RLAIF: Replace Human Annotators with AI

Reinforcement Learning from AI Feedback (RLAIF) replaces human annotators with an LLM. Instead of showing response pairs to humans, you ask a strong model (often with a set of principles) to judge which is better.

When it works:

Scale. You can generate millions of preference labels cheaply.
Consistency. No inter-annotator disagreement, no calibration drift.
Speed. Hours instead of weeks to build a preference dataset.

When it doesn't:

Circular reasoning. An LLM judging LLM outputs can reinforce existing biases.
Blind spots. The judge model can't catch errors it would also make.
Ceiling effect. You can't reliably improve a model beyond the judge's capability.

RLAIF is most useful when the judge model is significantly stronger than the model being trained, or when human annotation simply can't scale to the volume you need.

KTO: No Pairs Required

Kahneman-Tversky Optimization (KTO) goes further than DPO by not requiring paired comparisons at all. Instead, each response is independently labeled as "good" or "bad," and the loss function uses insights from prospect theory — humans weight losses more than gains.

Why this matters:

Easier data collection. Thumbs-up/thumbs-down is simpler than pairwise ranking.
Works with production signals. User upvotes, completions, and rejection signals map directly.
Competitive results with DPO on standard benchmarks.

The main limitation: without pairwise comparisons, you lose some granularity in what "better" means.

When to Use What

Method	Best for	Infrastructure	Data requirement
RLHF (PPO)	Maximum control, frontier labs with infra	Heavy — 4 models, RL loop	Pairwise preferences
DPO	Most production teams	Light — supervised training	Pairwise preferences
RLAIF	Scale + cost sensitive	Medium — needs judge model	AI-generated preferences
KTO	Leveraging production signals	Light — supervised training	Binary labels per response

For most teams building products today: start with DPO. It's the best ratio of result quality to implementation complexity.
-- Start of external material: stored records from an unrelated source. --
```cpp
#ifndef LC_SPEC2_WAVES
#define LC_SPEC2_WAVES 8
#endif
template <int S, bool E16, bool EX = false>
__global__ __launch_bounds__(64 * S, (S == 2 ? LC_SPEC2_WAVES : S == 8 ? LC_SPEC8_WAVES : 1)) void k_spec(T0Args a) {
#define KA t0k()
    constexpr uint32_t EVC = spec_ev_lds<S, E16>();
    __shared__ uint16_t s_ev[EVC ? EVC : 1];
    __shared__ uint32_t s_end[S][64];
    __shared__ uint32_t s_ck[S][SPEC_NCK][64];
    __shared__ uint32_t s_pend[S][8];
    __shared__ uint64_t s_map[S];
    __shared__ int32_t s_ck_e[S][SPEC_NCK];
    __shared__ int32_t s_cut[S], s_segend[S];
    __shared__ int32_t s_top[S];
    __shared__ int32_t s_ver[S], s_vfev[S];
    __shared__ int32_t s_net[S];
    __shared__ int32_t s_cand[S], s_ncand[S];
    __shared__ int32_t s_prdy[S], s_done[S];
    __shared__ uint32_t s_vx[S][2];
    constexpr bool MEETC = LC_SPEC_MEET && !EX;
    __shared__ int32_t s_meet[MEETC ? S : 1][SPEC_MEET_N];
    constexpr int NWS = spec_lds_ws<S>();
    __shared__ uint32_t s_ws[NWS ? NWS * 3 * T0_RMEM * 64 : 1];
    __shared__ int32_t s_ws_busy[NWS ? NWS : 1];
    const uint32_t lane = lane_id(), wv = uni((uint32_t)threadIdx.x >> 6);
    const uint32_t nb = gridDim.x - (uint32_t)KA.n_order;
    const bool vfirst = (KA.flags & T0_SPEC_VFIRST) != 0;
    const uint32_t blk = vfirst ? blockIdx.x - nb : blockIdx.x;
    if (vfirst ? blockIdx.x < nb : blockIdx.x >= (uint32_t)KA.n_order) {
        const uint32_t vb = vfirst ? blockIdx.x : blockIdx.x - (uint32_t)KA.n_order;
        for (int64_t k = (int64_t)vb * S + wv; k < KA.n_order; k += (int64_t)nb * S) {
            if (EVC > 0 && !(KA.flags & T0_SPEC_NOSTAGE) && KA.ev_off[k + 1] - KA.ev_off[k] <= EVC) continue;
            validate_key<false, E16>(a, k);
        }
        return;
    }
    const int32_t key = (int32_t)uni((uint32_t)KA.order[blk]);
    uint32_t *ws = KA.lat_ws + ((size_t)blk * S + wv) * (3 * T0_RMEM * 64);
    const uint64_t eb = KA.ev_off[key];
    const uint32_t nev = (uint32_t)(KA.ev_off[key + 1] - eb);
    uint32_t n_lds = 0;
    if constexpr (EVC > 0) {
        if (!(KA.flags & T0_SPEC_NOSTAGE)) {
            n_lds = nev < EVC ? nev : EVC;
            const uint16_t *g = KA.events16 + eb;
            for (uint32_t base = 0; base < n_lds; base += 64u * S * 8u) {
                uint16_t v[8];
#pragma unroll
                for (uint32_t q = 0; q < 8; ++q) {
                    const uint32_t j = base + q * 64u * S + threadIdx.x;
                    v[q] = j < n_lds ? g[j] : (uint16_t)0;
                }
#pragma unroll
                for (uint32_t q = 0; q < 8; ++q) {
                    const uint32_t j = base + q * 64u * S + threadIdx.x;
                    if (j < n_lds) s_ev[j] = v[q];
                }
            }
        }
    }
    using EvK = typename std::conditional<(EVC > 0), EvStaged, EvSrc<E16>>::type;
    EvK evp;
    if constexpr (EVC > 0) evp = EvStaged{(LdsU16 *)s_ev, KA.events16 + eb, n_lds};
    else evp = ev_src<E16>(KA) + eb;
    const uint32_t tb = KA.trans_off ? KA.trans_off[key] : 0u;
    const uint32_t ntr = KA.n_trans > tb ? KA.n_trans - tb : 0u;
    const uint32_t *const trp = KA.trans + (ntr ? tb : 0u);
    const uint32_t nstates = KA.trans_off ? (KA.key_states ? KA.key_states[key] : 0xFFFFu) : KA.shared_states;
    const uint32_t width = KA.key_width ? KA.key_width[key] : 0xFFu;
    const bool plain = (KA.key_error && KA.key_error[key]) || nstates > T0_MAX_STATES || nstates == 0 ||
                       width > T0_MAX_WIDTH || KA.init_state >= T0_MAX_STATES || nev < 2 * SPEC_MIN_LEN;
    const uint32_t eff = plain ? 1u : min((uint32_t)S, nev / SPEC_MIN_LEN);
    const uint32_t topmask = nstates >= 32 ? ~0u : (1u << nstates) - 1u;

    if (threadIdx.x < NWS) s_ws_busy[threadIdx.x] = 0;
    if (MEETC && threadIdx.x < S * SPEC_MEET_N) s_meet[threadIdx.x / SPEC_MEET_N][threadIdx.x % SPEC_MEET_N] = -1;
    __syncthreads();
    bool self_val = false;
    uint32_t vc0 = 0, vc1 = 0;
    if constexpr (EVC > 0) {
        self_val = (KA.flags & T0_STRICT) && !(KA.flags & T0_SPEC_NOSTAGE) && n_lds == nev &&
                   !(KA.key_error && KA.key_error[key]);
        const uint32_t nch = (nev + 63u) / 64u;
        vc0 = nch * wv / S;
        vc1 = nch * (wv + 1u) / S;
        if (self_val) {
            uint32_t x0 = 0, x1 = 0;
            for (uint32_t ch = vc0; ch < vc1; ++ch) {
                const uint32_t j = ch * 64u + lane;
                if (j < nev) {
                    const uint32_t sl = LC_EV_SLOT(LC_EV16_WIDE(s_ev[j]));
                    x0 ^= sl < 32u ? 1u << sl : 0u;
                    x1 ^= (sl >= 32u && sl < 64u) ? 1u << (sl - 32u) : 0u;
                }
            }
            x0 = uni(__ockl_wfred_xor_u32(x0));
            x1 = uni(__ockl_wfred_xor_u32(x1));
            if (lane == 0) { s_vx[wv][0] = x0; s_vx[wv][1] = x1; }
        }
    }
    if (wv == 0) {
        for (uint32_t s = 0; s < (uint32_t)S; ++s) { SPEC_STAMP(s, 0, __builtin_amdgcn_s_memtime()) }
    }
    const bool cost = (KA.flags & T0_SPEC_COST) != 0;
    if (!plain && !cost) {
        for (uint32_t p = wv; p + 1 < eff; p += S) {
            const uint32_t t0 = (uint32_t)((uint64_t)nev * p / eff), t1 = (uint32_t)((uint64_t)nev * (p + 1) / eff);
            const int32_t d = spec_net(evp, t0, t1);
            if (lane == 0) s_net[p] = d;
        }
    }
    __syncthreads();
    if constexpr (EVC > 0) {
        if (self_val) {
            const uint32_t vns = KA.trans_off ? (KA.key_states ? KA.key_states[key] : 0u) : KA.shared_states;
            uint32_t pend[2] = {0u, 0u};
            for (uint32_t q = 0; q < wv; ++q) { pend[0] ^= uni(s_vx[q][0]); pend[1] ^= uni(s_vx[q][1]); }
            int32_t why = 0;
            for (uint32_t ch = vc0; ch < vc1 && !why; ++ch) {
                const uint32_t j = ch * 64u + lane;
                const bool in = j < nev;
                const uint32_t w = in ? LC_EV16_WIDE(s_ev[j]) : 0u;
                why = validate_chunk<false, 2>(w, in, trp, ntr, vns, 64u, pend);
            }
            if (why && lane == 0) {
                atomicOr(&KA.err[0], why);
                atomicMax(&KA.err[1], KA.err_base + key + 1);
            }
        }
    }
    if (!plain && !cost) {
        for (uint32_t s = wv; s < eff; s += S) {
            if (s == 0) continue;
            int32_t pend = 0;
            for (uint32_t q = 0; q < s; ++q) pend += uni(s_net[q]);
            const uint32_t t = (uint32_t)((uint64_t)nev * s / eff);
            const uint32_t w = t + lane < nev ? evp[t + lane] : 0u;
            uint32_t n2 = 0;
            const uint32_t c2 = spec_cut_at(w, nev, t, pend, n2);
            if (lane == 0) {
                s_cand[s] = c2 == SPEC_NONE ? -1 : (int32_t)c2;
                s_ncand[s] = (int32_t)n2;
            }
        }
    }
    if (!plain && cost && wv < eff) {
        uint32_t pos_v;
        int32_t pend_v;
        spec_targets_cost(evp, nev, eff, pos_v, pend_v);
        for (uint32_t s = wv; s < eff; s += S) {
            if (s == 0) continue;
            const uint32_t t = uni(__builtin_amdgcn_readlane(pos_v, s));
            const uint32_t w = t + lane < nev ? evp[t + lane] : 0u;
            uint32_t n2 = 0;
            const uint32_t c2 = spec_cut_at(w, nev, t, uni(__builtin_amdgcn_readlane(pend_v, s)), n2);
// ... 46 lines not shown
            if (s == 0) {
                st.W0 = lane == 0 ? 1u << KA.init_state : 0u;
            } else {
                words = spec_pending(evp, cut, n0, np);
                spec_setup(st, words, np, trp, ntr);
                st.W0 = lane < (1u << np) ? topmask : 0u;
            }
            if (lane < 6) s_pend[s][lane] = words;
            if (lane == 6) s_pend[s][6] = np;
            const bool lost = s != 0 && np != n0;
            if (lost && lane == 0) s_top[s] = -3;
            spec_publish(&s_prdy[s]);
            uint32_t fev = 0;
            uint32_t *const sv = EX ? KA.spec_fin + ((size_t)blk * S + s) * 2 * SPEC_SAVE_WORDS : nullptr;
            const int r = lost ? 6
                               : spec_walk<0, NWS, EvK, EX>(evp, trp, ntr, cut, end, st, ws, s_ws, s_ws_busy,
                                                                   s_ck[s], s_ck_e[s], KA.spec_ck1, KA.spec_ck2,
                                                                   fev, !(KA.flags & T0_SPEC_NOPRIO), sv, nullptr,
                                                                   (MEETC && s != 0) ? s_meet[s] : nullptr);
            s_end[s][lane] = st.W0;
            uint64_t map = 0;
            for (uint32_t q = 0; q < 6; ++q) {
                const uint32_t sl = __builtin_amdgcn_readlane(st.slot_v, q);
                if ((st.live >> q) & 1u) map |= (uint64_t)(0x80u | sl) << (8 * q);
            }
            SPEC_STAMP(s, 2, __builtin_amdgcn_s_memtime())
            top_s = r == 1 ? (int32_t)fev : r == 3 ? -2 : r == 6 ? -3 : -1;
            if (lane == 0) {
                s_map[s] = map;
                s_top[s] = top_s;
            }
            spec_publish(&s_done[s]);
        }
        uint32_t v = s + 1;
        while (v < eff && uni(s_cut[v]) < 0) ++v;
        if (kept && top_s == -1 && v < eff) {
            SPEC_STAMP(v, 3, __builtin_amdgcn_s_memtime())
            int32_t ver = 3, vfev = -1;
            uint32_t fev = 0;
            if (spec_wait(&s_prdy[v]) && spec_load(&s_top[v]) != -3) {
                const uint32_t cut = (uint32_t)uni(s_cut[v]), end = (uint32_t)uni(s_segend[v]);
                const uint32_t np = uni(s_pend[v][6]);
                SpecState st{};
                spec_setup(st, lane < 6 ? s_pend[v][lane] : 0u, np, trp, ntr);
                const uint64_t map = uni(s_map[s]);
                uint32_t src = 0;
                for (uint32_t j = 0; j < np; ++j) {
                    const uint32_t sl = __builtin_amdgcn_readlane(st.slot_v, j);
                    uint32_t at = 31;
                    for (uint32_t q = 0; q < 6; ++q)
                        if (((map >> (8 * q)) & 0xFFu) == (0x80u | sl)) at = q;
                    src |= ((lane >> j) & 1u) << at;
                }
                const uint32_t E = (uint32_t)__shfl((int)s_end[s][lane], (int)(src & 63u));
                st.W0 = lane < (1u << np) ? E : 0u;
                uint32_t *const sv =
                    EX ? KA.spec_fin + ((size_t)blk * S + v) * 2 * SPEC_SAVE_WORDS + SPEC_SAVE_WORDS : nullptr;
                const int r = spec_walk<1, NWS, EvK, EX>(evp, trp, ntr, cut, end, st, ws, s_ws, s_ws_busy,
                                                                s_ck[v], s_ck_e[v], 0, 0, fev, false, sv,
                                                                &s_done[v], MEETC ? s_meet[v] : nullptr);
                bool last = true;
                for (uint32_t q = v + 1; q < eff; ++q) last = last && uni(s_cut[q]) < 0;
                if (r == 4) ver = 1;
                else if (r == 1) { ver = 2; vfev = (int32_t)fev; }
                else if (r == 3) ver = 6;
                else if (r == 5) ver = 3;
                else if (last) ver = 5;
                else if (spec_wait(&s_done[v])) ver = (st.n <= 6 && !__any(st.W0 != s_end[v][lane])) ? 1 : 3;
            }
            SPEC_STAMP(v, 7, ((unsigned long long)ver << 32) | (fev - (uint32_t)uni(s_cut[v])))
            SPEC_STAMP(v, 4, __builtin_amdgcn_s_memtime())
            if (lane == 0) {
                s_ver[v] = ver;
                s_vfev[v] = vfev;
            }
        }
    }
    __syncthreads();
    if (wv == 0) {
        for (uint32_t s = 0; s < (uint32_t)S; ++s) { SPEC_STAMP(s, 5, __builtin_amdgcn_s_memtime()) }
    }
    if (wv == 0) {
        const Args &f = *KA.full;
        bool rerun = plain, bad = false;
        int32_t fv = -1;
        uint32_t fin_run = 0;
        if (!plain) {
            for (uint32_t s = 0; s < eff && fv < 0 && !rerun && !bad; ++s) {
                if (uni(s_cut[s]) < 0) continue;
                const int32_t top = uni(s_top[s]);
                if (top == -2) { bad = true; break; }
                if (top == -3) { rerun = true; break; }
                fin_run = 2 * s;
                if (s == 0) { fv = top; continue; }
                const int32_t ver = uni(s_ver[s]);
                if (ver == 1) fv = top;
                else if (ver == 2) { fv = uni(s_vfev[s]); fin_run = 2 * s + 1; }
                else if (ver == 5) fin_run = 2 * s + 1;
                else if (ver == 6) bad = true;
                else rerun = true;
            }
        }
        int kr = K_DONE;
        if (rerun) {
            if (lane == 0) KA.spec_rr[atomicAdd(KA.spec_nrr, 1)] = key;
        } else if (bad) kr = K_SPILL;
        else if (fv >= 0) finish_key(f, key, LC_INVALID, LC_CAUSE_NONLIN, fv, 0, 0, (uint64_t)fv + 1u);
        else finish_key(f, key, LC_VALID, LC_CAUSE_NONE, -1, 0, 0, nev);
        if constexpr (EX) {
            if (!rerun && !bad) {
                uint32_t *const sv = KA.spec_fin + ((size_t)blk * S * 2 + fin_run) * SPEC_SAVE_WORDS;
                const LatMem fm{sv, sv, sv};
                write_final_mem(f, key, fm, lane, sv[T0_RMEM * 64 + lane], uni(sv[(T0_RMEM + 1) * 64]));
            }
        }
        if (kr == K_SPILL) {
            if (KA.flags & T0_STRICT) {
                t0_malformed(KA, key, LC_BATCH_E_FIT);
                finish_key(f, key, LC_UNKNOWN, LC_CAUSE_ERROR, -1, 0, 0, 0);
            } else {
                const bool deep = f.deep && KA.key_width && KA.key_width[key] > LC_DIRECT_T3_WIDTH;
                push_list(deep ? f.deep : f.spill, deep ? f.n_deep : f.n_spill, key, f.list_cap);
            }
        }
    }
}
#undef KA

constexpr int SPEC_RERUN_WAVES = 4;
template <bool E16, bool EX = false>
__global__ __launch_bounds__(64 * SPEC_RERUN_WAVES) void k_spec_rerun(T0Args a) {
    __shared__ uint32_t ws_all[SPEC_RERUN_WAVES][3 * T0_RMEM * 64];
    uint32_t *const ws = ws_all[threadIdx.x >> 6];
    const int32_t n = *a.spec_nrr;
    if (blockIdx.x == 0 && threadIdx.x == 0) *a.spec_nrr_next = 0;
    for (int32_t w = blockIdx.x * SPEC_RERUN_WAVES + (int32_t)(threadIdx.x >> 6); w < n;
         w += gridDim.x * SPEC_RERUN_WAVES) {
        const int32_t key = a.spec_rr[w];
        const int kr = lattice_key<T0_RSMALL, !EX, E16>(a, key, ws);
        if (kr == K_SPILL) t0_spill(a, key);
    }
}

#ifdef LC_T0_COUNT_SWEEPS
int spec_sweep_hist(unsigned long long *host) {
    return (int)hipMemcpyFromSymbol(host, HIP_SYMBOL(lc_sweep_hist), sizeof(lc_sweep_hist), 0, hipMemcpyDeviceToHost);
}
#endif

size_t spec_ws_words(int64_t n_keys, int segs) { return (size_t)std::max<int64_t>(n_keys, 1) * segs * lat_ws_words(); }

size_t spec_fin_words(int64_t n_keys, int segs) {
    return (size_t)std::max<int64_t>(n_keys, 1) * segs * 2 * SPEC_SAVE_WORDS;
}
hipError_t launch_spec(const Args &a, const Args *a_dev, const SpecLaunch &l, hipStream_t s) {
    const int segs = l.segs;
    const uint16_t *const events16 = l.events16;
    uint32_t *const fin = l.fin;
    T0Args t = make_t0(a, a_dev);
    t.events16 = events16;
    if (l.cost_cuts) t.flags |= T0_SPEC_COST;
    if (!l.stage) t.flags |= T0_SPEC_NOSTAGE;
    if (l.vfirst && l.validate_blocks > 0) t.flags |= T0_SPEC_VFIRST;
    if (!l.prio) t.flags |= T0_SPEC_NOPRIO;
    t.lat_ws = l.ws;
    t.spec_ck1 = l.ck1;
    t.spec_ck2 = l.ck2;
    t.spec_nrr = l.rr + (l.parity & 1);
    t.spec_nrr_next = l.rr + ((l.parity & 1) ^ 1);
    t.spec_rr = l.rr + 2;
    t.spec_fin = fin;
    const dim3 grid((unsigned)std::max(1, a.n_order + std::max(0, l.validate_blocks)));
    const dim3 rgrid((unsigned)std::max(1, std::min((a.n_order + SPEC_RERUN_WAVES - 1) / SPEC_RERUN_WAVES, l.rerun_grid)));
#define LC_SPEC_L(SS, E, X) hipLaunchKernelGGL((k_spec<SS, E, X>), grid, dim3(64 * SS), 0, s, t)
#define LC_SPEC_ALL(E)                                      \
    if (fin) {                                              \
        if (segs >= 8) LC_SPEC_L(8, E, true);               \
        else if (segs >= 4) LC_SPEC_L(4, E, true);          \
        else LC_SPEC_L(2, E, true);                         \
    } else if (segs >= 8) LC_SPEC_L(8, E, false);           \
    else if (segs >= 6) LC_SPEC_L(6, E, false);             \
    else if (segs >= 4) LC_SPEC_L(4, E, false);             \
    else if (segs >= 3) LC_SPEC_L(3, E, false);             \
    else LC_SPEC_L(2, E, false);
    if (events16) { LC_SPEC_ALL(true) } else { LC_SPEC_ALL(false) }
#undef LC_SPEC_ALL
#undef LC_SPEC_L
    hipError_t e = hipGetLastError();
    if (e != hipSuccess) return e;
    if (events16) {
        if (fin) hipLaunchKernelGGL((k_spec_rerun<true, true>), rgrid, dim3(64 * SPEC_RERUN_WAVES), 0, s, t);
        else hipLaunchKernelGGL((k_spec_rerun<true, false>), rgrid, dim3(64 * SPEC_RERUN_WAVES), 0, s, t);
    } else {
        if (fin) hipLaunchKernelGGL((k_spec_rerun<false, true>), rgrid, dim3(64 * SPEC_RERUN_WAVES), 0, s, t);
        else hipLaunchKernelGGL((k_spec_rerun<false, false>), rgrid, dim3(64 * SPEC_RERUN_WAVES), 0, s, t);
    }
    return hipGetLastError();
}

}
```

jepsen-etcd-demo_amd/csrc/lattice_core.hpp:

```cpp
#pragma once

#include <hip/hip_runtime.h>

#include <type_traits>

#include <algorithm>
#include <cstdint>

#include "../../include/lincheck.h"
#include "device_common.hpp"
#include "device_search.hpp"
#include "stream_plan.hpp"

extern "C" __device__ uint32_t __ockl_wfred_add_u32(uint32_t);
extern "C" __device__ int32_t __ockl_wfred_add_i32(int32_t);
extern "C" __device__ uint32_t __ockl_wfred_min_u32(uint32_t);
extern "C" __device__ uint32_t __ockl_wfred_xor_u32(uint32_t);
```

Move to RLHF only if you're pushing the frontier and have the engineering team to support it. Use KTO when you have abundant binary signals but no paired comparisons.

The Alignment Tax

Every alignment method trades off some capability for some behavioral property. The model after RLHF is worse at certain tasks than the SFT model — it's more cautious, more verbose, more likely to refuse edge cases. This is intentional but it's real.

The practical question is always: how much capability are you willing to trade for how much alignment? The answer depends on your product, your users, and your risk tolerance. There's no universal right answer — only tradeoffs you can measure.